* **Record extracts**:
static bool env_on(const char *name) {
  const char *e = std::getenv(name);
  return e && !(e[0] == '0' && e[1] == 0);
}
void read_switches(abc_hip_ctx *c) {
  abc_hip_ctx::Switches s;
  s.no_fused = env_on("ABC_HIP_NO_FUSED");
  s.no_split = env_on("ABC_HIP_NO_SPLIT");
  s.no_split4 = env_on("ABC_HIP_NO_SPLIT4");
  s.no_isplit = env_on("ABC_HIP_NO_ISPLIT");
  s.no_gsplit = env_on("ABC_HIP_NO_GSPLIT");
  s.no_bsplit = env_on("ABC_HIP_NO_BSPLIT");
  s.no_mixed = env_on("ABC_HIP_NO_MIXED");
  s.no_pack = env_on("ABC_HIP_NO_PACK");
  s.no_key_twin = env_on("ABC_HIP_NO_KEY_TWIN");
  s.no_bmul = env_on("ABC_HIP_NO_BMUL");
  s.no_special8x2 = env_on("ABC_HIP_NO_SPECIAL8X2");
  s.no_bmul_mid = env_on("ABC_HIP_NO_BMUL_MID");
  s.no_finish_lds = env_on("ABC_HIP_NO_FINISH_LDS");
  s.no_iks = env_on("ABC_HIP_NO_IKS");
  s.no_bmul_r6 = env_on("ABC_HIP_NO_BMUL_R6");
  s.no_lean_front = env_on("ABC_HIP_NO_LEAN_FRONT");
  s.no_tensor_intt = env_on("ABC_HIP_NO_TENSOR_INTT");
  s.no_galois_fusion = env_on("ABC_HIP_NO_GALOIS_FUSION");
  if (const char *e = std::getenv("ABC_HIP_CHUNK")) s.chunk = (size_t)std::atol(e);
  if (const char *e = std::getenv("ABC_HIP_FEW_LIMBS")) s.few_limbs = (size_t)std::atol(e);
  if (const char *e = std::getenv("ABC_HIP_LEAN_LIMIT")) s.lean_limit = (size_t)std::atol(e);
  if (const char *e = std::getenv("ABC_HIP_PASS0_TARGET_LIMIT")) s.pass0_target_limit = (size_t)std::atol(e);
  if (const char *e = std::getenv("ABC_HIP_BFV_SCRATCH_MB")) s.bfv_scratch_mb = (size_t)std::atol(e);
  if (const char *e = std::getenv("ABC_HIP_LANE_OFFSET_US")) s.lane_offset_us = (unsigned)std::atoi(e);
  if (const char *e = std::getenv("ABC_HIP_LANES")) {
    s.lanes = std::atoi(e);
    if (s.lanes < 1) s.lanes = 1;
    if (s.lanes > abc_hip_ctx::kMaxLanes) s.lanes = abc_hip_ctx::kMaxLanes;
  }
  c->sw = s;
}

static bool capturing(abc_hip_ctx *c) {
  hipStreamCaptureStatus st = hipStreamCaptureStatusNone;
  if (hipStreamIsCapturing(c->stream, &st) != hipSuccess) return false;
  return st != hipStreamCaptureStatusNone;
}

static int trim_cache(abc_hip_ctx *c) {
  std::lock_guard<std::mutex> lock(c->alloc_mu);
  if (c->free_blocks.empty()) return 0;
  ABC_HIP_CHECK(hipStreamSynchronize(c->stream));
  for (auto &kv : c->free_blocks)
    for (void *p : kv.second) {
      c->block_size.erase(p);
      (void)hipFree(p);
    }
  c->free_blocks.clear();
  c->cached_bytes = 0;
  return 0;
}
static hipError_t malloc_retry(abc_hip_ctx *c, void **p, size_t bytes) {
  hipError_t e = hipMalloc(p, bytes);
  if (e == hipSuccess) return e;
  (void)hipGetLastError();
  if (trim_cache(c)) return e;
  return hipMalloc(p, bytes);
}

void retire_buffer(abc_hip_ctx *c, void *p, uint64_t born) {
  if (!p) return;
  abc_hip_ctx::Held h{p, {}};
  for (auto &kv : c->live_graphs)
    if (kv.second > born) h.graphs.push_back(kv.first);
  if (h.graphs.empty()) {
    (void)hipFree(p);
    return;
  }
  c->held.push_back(std::move(h));
}

int ensure_workspace(abc_hip_ctx *c, size_t bytes) {
  if (bytes <= c->ws_bytes) return 0;
  if (capturing(c)) { set_error("scratch would grow during graph capture: run the sequence once eagerly first"); return 1; }
  if (c->ws) {
    ABC_HIP_CHECK(hipStreamSynchronize(c->stream));
    retire_buffer(c, c->ws, c->ws_born);
    c->ws = nullptr;
    c->ws_bytes = 0;
  }
  size_t want = bytes + bytes / 8;
  ABC_HIP_CHECK(malloc_retry(c, &c->ws, want));
  c->ws_bytes = want;
  c->ws_born = c->graph_seq;
  return 0;
}

int ensure_aux(abc_hip_ctx *c, int which, size_t bytes) {
  if (bytes <= c->aux_bytes[which]) return 0;
  if (capturing(c)) { set_error("scratch would grow during graph capture: run the sequence once eagerly first"); return 1; }
  if (c->aux[which]) {
    ABC_HIP_CHECK(hipStreamSynchronize(c->stream));
    retire_buffer(c, c->aux[which], c->aux_born[which]);
    c->aux[which] = nullptr;
    c->aux_bytes[which] = 0;
  }
  ABC_HIP_CHECK(malloc_retry(c, &c->aux[which], bytes));
  c->aux_bytes[which] = bytes;
  c->aux_born[which] = c->graph_seq;
  return 0;
}
// ... 422 lines not shown
  static const uint64_t p1024[] = {0x7e00001ull};
  static const uint64_t p2048[] = {0x3fffffff000001ull};
  static const uint64_t p4096[] = {0xffffee001ull, 0xffffc4001ull, 0x1ffffe0001ull};
  static const uint64_t p8192[] = {0x7fffffd8001ull, 0x7fffffc8001ull, 0xfffffffc001ull, 0xffffff6c001ull, 0xfffffebc001ull};
  static const uint64_t p16384[] = {0xfffffffd8001ull,  0xfffffffa0001ull,  0xfffffff00001ull,  0x1fffffff68001ull, 0x1fffffff50001ull,
                                    0x1ffffffee8001ull, 0x1ffffffea0001ull, 0x1ffffffe88001ull, 0x1ffffffe48001ull};
  static const uint64_t p32768[] = {0x7fffffffe90001ull, 0x7fffffffbf0001ull, 0x7fffffffbd0001ull, 0x7fffffffba0001ull,
                                    0x7fffffffaa0001ull, 0x7fffffffa50001ull, 0x7fffffff9f0001ull, 0x7fffffff7e0001ull,
                                    0x7fffffff770001ull, 0x7fffffff380001ull, 0x7fffffff330001ull, 0x7fffffff2d0001ull,
                                    0x7fffffff170001ull, 0x7fffffff150001ull, 0x7ffffffef00001ull, 0xfffffffff70001ull};
  const uint64_t *src = nullptr;
  int cnt = 0;
  switch (n) {
    case 1024: src = p1024; cnt = 1; break;
    case 2048: src = p2048; cnt = 1; break;
    case 4096: src = p4096; cnt = 3; break;
    case 8192: src = p8192; cnt = 5; break;
    case 16384: src = p16384; cnt = 9; break;
    case 32768: src = p32768; cnt = 16; break;
    default: set_error("no default BFV coefficient modulus for this ring degree"); return -1;
  }
  for (int i = 0; i < cnt; i++) out[i] = src[i];
  return cnt;
}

* **Exercise aim**: Lines holding the string "static" must be copied out of the entries above.

* **Output below**:
static bool env_on(const char *name) {
static bool capturing(abc_hip_ctx *c) {
static int trim_cache(abc_hip_ctx *c) {
static hipError_t malloc_retry(abc_hip_ctx *c, void **p, size_t bytes) {
  static const uint64_t p1024[] = {0x7e00001ull};
  static const uint64_t p2048[] = {0x3fffffff000001ull};
  static const uint64_t p4096[] = {0xffffee001ull, 0xffffc4001ull, 0x1ffffe0001ull};
  static const uint64_t p8192[] = {0x7fffffd8001ull, 0x7fffffc8001ull, 0xfffffffc001ull, 0xffffff6c001ull, 0xfffffebc001ull};
  static const uint64_t p16384[] = {0xfffffffd8001ull,  0xfffffffa0001ull,  0xfffffff00001ull,  0x1fffffff68001ull, 0x1fffffff50001ull,
  static const uint64_t p32768[] = {0x7fffffffe90001ull, 0x7fffffffbf0001ull, 0x7fffffffbd0001ull, 0x7fffffffba0001ull,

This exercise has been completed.